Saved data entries
##########

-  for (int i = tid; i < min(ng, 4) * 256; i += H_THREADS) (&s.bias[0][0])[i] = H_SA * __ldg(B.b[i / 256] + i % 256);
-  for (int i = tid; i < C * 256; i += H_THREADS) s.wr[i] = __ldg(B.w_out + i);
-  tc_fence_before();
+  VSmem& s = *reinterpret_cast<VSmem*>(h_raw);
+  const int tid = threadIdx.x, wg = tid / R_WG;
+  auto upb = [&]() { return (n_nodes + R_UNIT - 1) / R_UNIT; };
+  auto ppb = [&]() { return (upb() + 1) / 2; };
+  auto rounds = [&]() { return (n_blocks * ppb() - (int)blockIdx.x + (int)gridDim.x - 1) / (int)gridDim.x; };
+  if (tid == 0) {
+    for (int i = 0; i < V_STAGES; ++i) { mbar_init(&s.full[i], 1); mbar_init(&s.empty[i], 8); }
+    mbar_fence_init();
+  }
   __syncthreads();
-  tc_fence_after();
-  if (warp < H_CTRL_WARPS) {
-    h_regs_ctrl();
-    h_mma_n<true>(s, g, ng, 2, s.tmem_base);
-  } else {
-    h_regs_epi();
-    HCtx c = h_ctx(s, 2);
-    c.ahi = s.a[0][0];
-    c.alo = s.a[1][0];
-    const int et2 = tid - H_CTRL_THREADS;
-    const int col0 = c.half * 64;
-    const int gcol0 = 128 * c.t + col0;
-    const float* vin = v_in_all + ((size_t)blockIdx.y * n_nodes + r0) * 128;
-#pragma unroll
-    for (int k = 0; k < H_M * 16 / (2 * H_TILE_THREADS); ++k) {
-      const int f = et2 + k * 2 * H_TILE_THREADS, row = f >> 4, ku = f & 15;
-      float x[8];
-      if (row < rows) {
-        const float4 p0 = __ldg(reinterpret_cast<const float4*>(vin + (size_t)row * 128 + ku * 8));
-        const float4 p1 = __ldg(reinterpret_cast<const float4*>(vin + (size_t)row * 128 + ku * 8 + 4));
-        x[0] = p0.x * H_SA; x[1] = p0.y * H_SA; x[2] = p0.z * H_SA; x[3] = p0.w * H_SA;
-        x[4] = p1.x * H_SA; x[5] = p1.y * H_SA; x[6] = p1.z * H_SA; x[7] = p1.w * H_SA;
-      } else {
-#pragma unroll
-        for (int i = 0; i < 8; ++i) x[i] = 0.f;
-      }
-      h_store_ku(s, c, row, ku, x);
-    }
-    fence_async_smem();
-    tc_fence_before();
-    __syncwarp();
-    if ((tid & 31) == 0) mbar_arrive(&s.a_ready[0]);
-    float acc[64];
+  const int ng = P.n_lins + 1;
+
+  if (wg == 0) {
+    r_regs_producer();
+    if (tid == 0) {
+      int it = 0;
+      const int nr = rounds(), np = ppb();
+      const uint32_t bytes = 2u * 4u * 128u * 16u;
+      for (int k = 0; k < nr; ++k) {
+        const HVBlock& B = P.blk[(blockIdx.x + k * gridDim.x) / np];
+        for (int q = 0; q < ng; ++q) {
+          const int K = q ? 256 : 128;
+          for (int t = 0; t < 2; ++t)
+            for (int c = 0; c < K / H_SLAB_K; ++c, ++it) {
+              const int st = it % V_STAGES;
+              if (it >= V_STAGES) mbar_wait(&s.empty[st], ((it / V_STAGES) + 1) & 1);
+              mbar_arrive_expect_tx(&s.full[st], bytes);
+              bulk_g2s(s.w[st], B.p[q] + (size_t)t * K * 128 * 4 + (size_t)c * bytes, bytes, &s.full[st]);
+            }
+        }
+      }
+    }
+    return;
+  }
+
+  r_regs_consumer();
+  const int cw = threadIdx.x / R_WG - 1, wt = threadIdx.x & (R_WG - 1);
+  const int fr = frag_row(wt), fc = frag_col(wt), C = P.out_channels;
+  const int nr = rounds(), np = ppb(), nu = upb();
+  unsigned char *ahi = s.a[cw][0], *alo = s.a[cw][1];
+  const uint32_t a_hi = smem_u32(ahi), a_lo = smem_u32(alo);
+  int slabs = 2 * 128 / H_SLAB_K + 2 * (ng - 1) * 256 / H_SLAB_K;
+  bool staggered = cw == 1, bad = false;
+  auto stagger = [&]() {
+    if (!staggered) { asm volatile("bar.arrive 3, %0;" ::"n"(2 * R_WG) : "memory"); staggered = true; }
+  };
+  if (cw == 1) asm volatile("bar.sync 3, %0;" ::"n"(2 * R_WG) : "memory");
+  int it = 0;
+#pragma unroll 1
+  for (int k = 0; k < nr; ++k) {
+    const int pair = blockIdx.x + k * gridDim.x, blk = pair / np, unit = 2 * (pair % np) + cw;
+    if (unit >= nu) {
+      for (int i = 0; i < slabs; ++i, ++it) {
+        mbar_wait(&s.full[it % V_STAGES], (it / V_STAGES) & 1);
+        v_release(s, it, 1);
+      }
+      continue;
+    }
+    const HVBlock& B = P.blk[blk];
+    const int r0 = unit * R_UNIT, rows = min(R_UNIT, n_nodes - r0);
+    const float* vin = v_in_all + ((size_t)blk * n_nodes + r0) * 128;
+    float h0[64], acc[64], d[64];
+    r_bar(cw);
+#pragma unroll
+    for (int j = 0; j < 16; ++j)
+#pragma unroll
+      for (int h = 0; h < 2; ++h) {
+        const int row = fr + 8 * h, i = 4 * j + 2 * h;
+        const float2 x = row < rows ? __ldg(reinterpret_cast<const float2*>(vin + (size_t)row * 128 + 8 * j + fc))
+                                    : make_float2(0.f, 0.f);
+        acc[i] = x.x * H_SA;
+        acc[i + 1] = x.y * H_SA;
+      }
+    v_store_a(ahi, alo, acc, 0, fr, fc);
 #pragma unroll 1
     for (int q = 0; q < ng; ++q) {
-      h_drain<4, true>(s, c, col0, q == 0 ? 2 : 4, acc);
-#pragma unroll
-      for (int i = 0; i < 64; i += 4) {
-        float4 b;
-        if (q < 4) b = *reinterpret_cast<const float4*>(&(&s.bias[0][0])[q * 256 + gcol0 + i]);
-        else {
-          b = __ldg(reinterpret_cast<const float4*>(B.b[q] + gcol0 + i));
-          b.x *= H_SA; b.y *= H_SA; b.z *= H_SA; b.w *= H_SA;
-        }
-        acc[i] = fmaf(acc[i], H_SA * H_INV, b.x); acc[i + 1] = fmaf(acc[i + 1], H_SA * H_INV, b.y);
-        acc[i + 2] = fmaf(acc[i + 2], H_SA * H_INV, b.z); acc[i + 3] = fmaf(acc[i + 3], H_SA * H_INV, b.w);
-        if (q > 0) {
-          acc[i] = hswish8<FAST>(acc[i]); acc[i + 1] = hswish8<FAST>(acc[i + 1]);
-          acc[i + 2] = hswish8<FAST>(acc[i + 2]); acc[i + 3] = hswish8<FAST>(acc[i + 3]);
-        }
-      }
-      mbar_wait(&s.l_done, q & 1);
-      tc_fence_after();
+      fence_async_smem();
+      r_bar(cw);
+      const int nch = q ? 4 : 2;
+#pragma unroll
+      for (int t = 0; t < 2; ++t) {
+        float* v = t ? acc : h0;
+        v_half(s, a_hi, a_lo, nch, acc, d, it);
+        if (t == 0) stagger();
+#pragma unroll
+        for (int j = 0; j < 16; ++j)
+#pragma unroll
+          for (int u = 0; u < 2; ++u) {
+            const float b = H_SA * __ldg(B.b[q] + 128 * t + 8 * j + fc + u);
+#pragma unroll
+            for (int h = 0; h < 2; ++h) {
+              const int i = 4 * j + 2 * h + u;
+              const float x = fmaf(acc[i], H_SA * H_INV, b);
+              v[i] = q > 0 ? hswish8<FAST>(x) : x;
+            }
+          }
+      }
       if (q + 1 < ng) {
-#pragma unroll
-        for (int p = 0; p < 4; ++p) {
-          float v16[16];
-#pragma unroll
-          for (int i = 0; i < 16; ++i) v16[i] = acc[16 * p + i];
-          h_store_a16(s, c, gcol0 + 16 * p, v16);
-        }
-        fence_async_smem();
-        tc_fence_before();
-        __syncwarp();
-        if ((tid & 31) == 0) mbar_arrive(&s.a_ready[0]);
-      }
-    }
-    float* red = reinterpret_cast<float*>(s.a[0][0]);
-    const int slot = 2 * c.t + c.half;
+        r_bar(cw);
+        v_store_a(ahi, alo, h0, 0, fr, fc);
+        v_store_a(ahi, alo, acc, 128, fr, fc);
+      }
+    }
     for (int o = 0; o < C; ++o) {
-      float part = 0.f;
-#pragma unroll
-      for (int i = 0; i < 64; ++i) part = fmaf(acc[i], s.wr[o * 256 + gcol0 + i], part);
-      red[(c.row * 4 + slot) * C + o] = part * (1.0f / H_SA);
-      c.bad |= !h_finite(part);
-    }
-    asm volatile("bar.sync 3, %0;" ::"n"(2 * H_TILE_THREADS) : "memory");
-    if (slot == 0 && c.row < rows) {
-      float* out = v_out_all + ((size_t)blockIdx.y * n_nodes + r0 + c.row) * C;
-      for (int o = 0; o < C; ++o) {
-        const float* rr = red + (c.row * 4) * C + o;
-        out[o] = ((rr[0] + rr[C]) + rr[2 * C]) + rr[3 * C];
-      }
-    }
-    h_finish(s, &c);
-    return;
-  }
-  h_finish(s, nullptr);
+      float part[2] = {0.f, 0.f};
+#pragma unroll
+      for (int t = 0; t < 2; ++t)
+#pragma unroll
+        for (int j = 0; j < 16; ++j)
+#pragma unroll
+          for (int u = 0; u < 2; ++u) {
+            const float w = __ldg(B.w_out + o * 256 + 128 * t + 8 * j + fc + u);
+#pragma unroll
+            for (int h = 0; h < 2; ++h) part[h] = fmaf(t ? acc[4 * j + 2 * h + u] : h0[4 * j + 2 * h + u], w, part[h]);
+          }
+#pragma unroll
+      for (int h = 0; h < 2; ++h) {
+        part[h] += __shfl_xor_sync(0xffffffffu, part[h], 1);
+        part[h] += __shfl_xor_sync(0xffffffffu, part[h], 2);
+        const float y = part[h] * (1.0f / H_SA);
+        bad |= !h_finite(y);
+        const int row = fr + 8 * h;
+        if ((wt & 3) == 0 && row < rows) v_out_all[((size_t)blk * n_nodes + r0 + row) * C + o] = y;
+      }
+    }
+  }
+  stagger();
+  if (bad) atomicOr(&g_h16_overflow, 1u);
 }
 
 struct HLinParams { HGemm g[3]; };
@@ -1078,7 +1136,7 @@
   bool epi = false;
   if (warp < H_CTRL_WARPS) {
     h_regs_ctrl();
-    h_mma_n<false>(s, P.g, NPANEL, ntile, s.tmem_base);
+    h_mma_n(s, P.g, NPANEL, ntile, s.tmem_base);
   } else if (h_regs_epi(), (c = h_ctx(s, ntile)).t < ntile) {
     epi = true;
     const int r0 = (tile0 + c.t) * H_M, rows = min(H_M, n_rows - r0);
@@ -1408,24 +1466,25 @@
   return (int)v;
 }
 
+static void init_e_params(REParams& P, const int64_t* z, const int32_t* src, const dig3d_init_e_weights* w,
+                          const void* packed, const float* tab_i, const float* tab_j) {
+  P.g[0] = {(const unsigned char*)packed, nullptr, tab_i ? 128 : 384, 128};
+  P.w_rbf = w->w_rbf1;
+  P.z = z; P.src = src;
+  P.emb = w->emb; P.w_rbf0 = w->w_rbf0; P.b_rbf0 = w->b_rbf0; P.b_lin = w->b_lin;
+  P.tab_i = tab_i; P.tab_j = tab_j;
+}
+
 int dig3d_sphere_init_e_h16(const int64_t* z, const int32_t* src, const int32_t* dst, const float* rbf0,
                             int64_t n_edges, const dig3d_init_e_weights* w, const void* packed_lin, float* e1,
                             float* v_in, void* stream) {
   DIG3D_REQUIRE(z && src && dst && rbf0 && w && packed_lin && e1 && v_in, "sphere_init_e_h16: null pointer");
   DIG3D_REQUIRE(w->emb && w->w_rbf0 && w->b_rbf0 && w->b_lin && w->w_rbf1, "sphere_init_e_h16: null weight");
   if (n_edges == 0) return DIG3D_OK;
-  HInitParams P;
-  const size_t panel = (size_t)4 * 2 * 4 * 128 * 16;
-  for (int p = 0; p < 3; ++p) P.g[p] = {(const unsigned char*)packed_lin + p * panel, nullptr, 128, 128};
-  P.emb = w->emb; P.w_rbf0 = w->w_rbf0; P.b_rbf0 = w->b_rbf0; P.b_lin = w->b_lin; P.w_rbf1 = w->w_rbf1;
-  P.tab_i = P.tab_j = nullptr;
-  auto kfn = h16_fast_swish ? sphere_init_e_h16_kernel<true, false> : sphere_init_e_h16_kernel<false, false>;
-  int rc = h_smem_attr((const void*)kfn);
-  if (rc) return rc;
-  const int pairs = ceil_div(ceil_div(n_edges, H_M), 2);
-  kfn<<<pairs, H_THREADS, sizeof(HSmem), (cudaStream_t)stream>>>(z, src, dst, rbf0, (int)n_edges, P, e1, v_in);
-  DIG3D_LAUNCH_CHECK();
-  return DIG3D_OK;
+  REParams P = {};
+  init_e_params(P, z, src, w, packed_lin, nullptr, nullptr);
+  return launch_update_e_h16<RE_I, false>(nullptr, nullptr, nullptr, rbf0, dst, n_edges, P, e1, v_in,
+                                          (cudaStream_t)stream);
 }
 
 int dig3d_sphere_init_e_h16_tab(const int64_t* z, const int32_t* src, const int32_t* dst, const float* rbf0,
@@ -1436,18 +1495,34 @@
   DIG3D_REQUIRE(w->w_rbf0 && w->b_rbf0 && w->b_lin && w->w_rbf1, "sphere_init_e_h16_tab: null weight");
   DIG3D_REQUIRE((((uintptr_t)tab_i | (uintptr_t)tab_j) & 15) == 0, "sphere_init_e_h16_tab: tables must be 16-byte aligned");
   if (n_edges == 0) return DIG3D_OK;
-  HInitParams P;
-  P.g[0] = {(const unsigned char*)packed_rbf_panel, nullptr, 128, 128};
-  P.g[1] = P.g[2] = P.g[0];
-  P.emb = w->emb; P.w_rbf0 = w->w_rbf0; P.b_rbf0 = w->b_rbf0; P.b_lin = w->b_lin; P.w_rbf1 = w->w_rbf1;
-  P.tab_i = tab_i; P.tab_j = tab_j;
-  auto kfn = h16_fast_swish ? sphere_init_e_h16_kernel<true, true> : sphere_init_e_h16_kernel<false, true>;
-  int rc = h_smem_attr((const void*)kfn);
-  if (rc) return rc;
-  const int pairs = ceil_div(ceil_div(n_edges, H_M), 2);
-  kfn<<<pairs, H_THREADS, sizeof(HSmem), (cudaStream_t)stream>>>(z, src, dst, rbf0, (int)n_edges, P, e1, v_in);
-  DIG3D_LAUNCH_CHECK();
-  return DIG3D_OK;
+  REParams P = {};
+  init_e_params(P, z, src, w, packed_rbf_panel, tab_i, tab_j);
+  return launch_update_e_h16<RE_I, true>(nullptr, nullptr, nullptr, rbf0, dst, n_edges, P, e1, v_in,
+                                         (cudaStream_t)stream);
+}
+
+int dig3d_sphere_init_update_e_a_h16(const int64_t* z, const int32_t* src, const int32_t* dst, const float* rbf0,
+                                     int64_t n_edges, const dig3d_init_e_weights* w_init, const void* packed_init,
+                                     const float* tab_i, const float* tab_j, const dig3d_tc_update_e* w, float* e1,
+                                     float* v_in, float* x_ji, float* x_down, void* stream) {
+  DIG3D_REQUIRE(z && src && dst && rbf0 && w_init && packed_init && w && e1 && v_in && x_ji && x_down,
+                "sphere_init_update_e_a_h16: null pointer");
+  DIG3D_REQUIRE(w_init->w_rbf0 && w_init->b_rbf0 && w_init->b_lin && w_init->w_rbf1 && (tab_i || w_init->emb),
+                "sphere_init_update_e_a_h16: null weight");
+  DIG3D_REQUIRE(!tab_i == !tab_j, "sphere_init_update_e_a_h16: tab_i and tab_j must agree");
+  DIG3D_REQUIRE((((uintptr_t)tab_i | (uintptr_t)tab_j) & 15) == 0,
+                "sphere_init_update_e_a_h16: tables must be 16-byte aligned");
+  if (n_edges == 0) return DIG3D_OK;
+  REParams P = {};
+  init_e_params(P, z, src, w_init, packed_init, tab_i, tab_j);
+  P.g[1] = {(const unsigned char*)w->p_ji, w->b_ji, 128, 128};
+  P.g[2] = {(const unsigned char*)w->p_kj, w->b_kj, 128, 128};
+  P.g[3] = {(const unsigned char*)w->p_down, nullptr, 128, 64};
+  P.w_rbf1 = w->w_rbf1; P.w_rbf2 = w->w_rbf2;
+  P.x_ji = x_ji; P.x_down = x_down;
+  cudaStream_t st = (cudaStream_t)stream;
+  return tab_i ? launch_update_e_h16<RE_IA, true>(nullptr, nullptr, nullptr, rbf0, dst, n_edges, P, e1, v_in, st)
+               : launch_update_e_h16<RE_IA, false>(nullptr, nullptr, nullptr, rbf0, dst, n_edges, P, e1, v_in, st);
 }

##########

**Action item**
Write out every line in the data that holds the string "pointer".

**Result of this exercise**
   DIG3D_REQUIRE(z && src && dst && rbf0 && w && packed_lin && e1 && v_in, "sphere_init_e_h16: null pointer");
+                "sphere_init_update_e_a_h16: null pointer");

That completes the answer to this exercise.